The software giant posted advance notification of the upcoming fixes on its TechNet site Thursday. While the advisory mentions which programs will be patched, customers will have to wait until next week for details on what the security holes are and how attackers might exploit them.
"Although we do not anticipate any changes, the number of bulletins, products affected, restart information and severities are subject to change until released," Microsoft said in the advisory. As it does each month, the company said it will also update its Malicious Software Removal Tool.

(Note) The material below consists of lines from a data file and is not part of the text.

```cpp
hipError_t fused_all_launch(int msteps, const FusedArgs& a, int n_cus, hipStream_t s) {
    if (a.NT % ATILES || !a.coop_buf || !a.coop_abort) return hipErrorInvalidValue;
    switch (msteps) {
        case 1: return a.loss == EVC_LOSS_KL ? pick_c<1, true>(a, n_cus, s) : pick_c<1, false>(a, n_cus, s);
        case 2: return a.loss == EVC_LOSS_KL ? pick_c<2, true>(a, n_cus, s) : pick_c<2, false>(a, n_cus, s);
        case 3: return a.loss == EVC_LOSS_KL ? pick_c<3, true>(a, n_cus, s) : pick_c<3, false>(a, n_cus, s);
        case 4: return a.loss == EVC_LOSS_KL ? pick_c<4, true>(a, n_cus, s) : pick_c<4, false>(a, n_cus, s);
        case 5: return a.loss == EVC_LOSS_KL ? pick_c<5, true>(a, n_cus, s) : pick_c<5, false>(a, n_cus, s);
        case 6: return a.loss == EVC_LOSS_KL ? pick_c<6, true>(a, n_cus, s) : pick_c<6, false>(a, n_cus, s);
        case 7: return a.loss == EVC_LOSS_KL ? pick_c<7, true>(a, n_cus, s) : pick_c<7, false>(a, n_cus, s);
        case 8: return a.loss == EVC_LOSS_KL ? pick_c<8, true>(a, n_cus, s) : pick_c<8, false>(a, n_cus, s);
        default: return hipErrorInvalidValue;
    }
}

}
```

Baseline: 1.130 million.

## Prefetch next-step operands before the block barrier and double-buffer fail flags

When the dictionary lives in LDS and blocks cooperate, each half now loads its next-step v/r operands and first dictionary fragment right after finishing the current step. It first meets the other waves of its half at a per-half rendezvous, so the LDS loads overlap the __syncthreads wait instead of starting after it. The shared fail flag is split into two parity slots and read one step later, so the abort check no longer depends on a value written in the same step; a final check after the loop covers both slots. This adds extra intra-half spin synchronisation and holds the operand registers across the barrier, which may raise register pressure. Timing instrumentation is also extended to stamp every tile.

New measurement: 1.140 million, median of 6. Within noise of the previous version (+0.8%).

```diff
diff --git a/exemplars_vc_amd/csrc/evc_fused_all.hip b/exemplars_vc_amd/csrc/evc_fused_all.hip
--- a/exemplars_vc_amd/csrc/evc_fused_all.hip
+++ b/exemplars_vc_amd/csrc/evc_fused_all.hip
@@ -26,7 +26,7 @@
     static constexpr int NE = MSTEPS * 64;
     static constexpr int RSTR = NE < 256 ? 256 : NE;
     static constexpr int STG = C > 0 ? 1 : (C == 0 ? NE : NE + ALL_MAX_MEMBERS - 1);
-    static constexpr long REST = 8L * 2 * (AW * RSTR + 2 * E + (KL ? E : 1) + STG) + 3 * 4;
+    static constexpr long REST = 8L * 2 * (AW * RSTR + 2 * E + (KL ? E : 1) + STG) + 4 * 4;
     static constexpr long dict_bytes(int pr) { return 8L * ATILES * 16 * pr; }
     static constexpr int PR_ALL = 4 * MSTEPS + 2;
     static constexpr int PR = KL ? 0
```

Since November 2004, Microsoft has been giving customers advance warning of what to expect three business days ahead of Patch Tuesday. The company said at the time that customer feedback prompted it to start doing so.
But one IT professional worries the advance warning may be as useful to the digital underground as it is to Microsoft's customers.
"I wonder if advance notification can work against Microsoft, with hackers working overtime to exploit programs because they know they're going to be patched," said Gabriel Selmi, network administrator for Middletown, Conn.-based Advanced Behavioral Health Inc. "That does kind of worry me."
Still, he said, the patching process has come a long way. It no longer matters much to him how many patches are released from one month to the next.
"I used to worry about having a rough time and having to plan out the patch deployment process," he said. Now it's largely automated. Selmi said his department developed a more simplified patching process using Scottsdale, Ariz.-based PatchLink Corp.
Last month Microsoft issued seven security updates. Two critical flaws addressed in those updates affect Media Player and Internet Explorer.
Earlier this week, Microsoft was forced to issue a technical advisory warning that customers who apply some recent Windows Media Player 10 patches -- including one issued last month -- may experience the following issues when trying to seek, rewind or fast forward:
- The position slider may jump back to the start of the media file.
- Content playback may freeze, even though the status shows that the content is playing.
Microsoft offered these workarounds:
- If the server is running Microsoft Windows Server 2003 Service Pack 1 (SP1), disable the Advanced Fast Start feature on the publishing point.
- Make sure that the server-side playlist does not use the "clipBegin" element.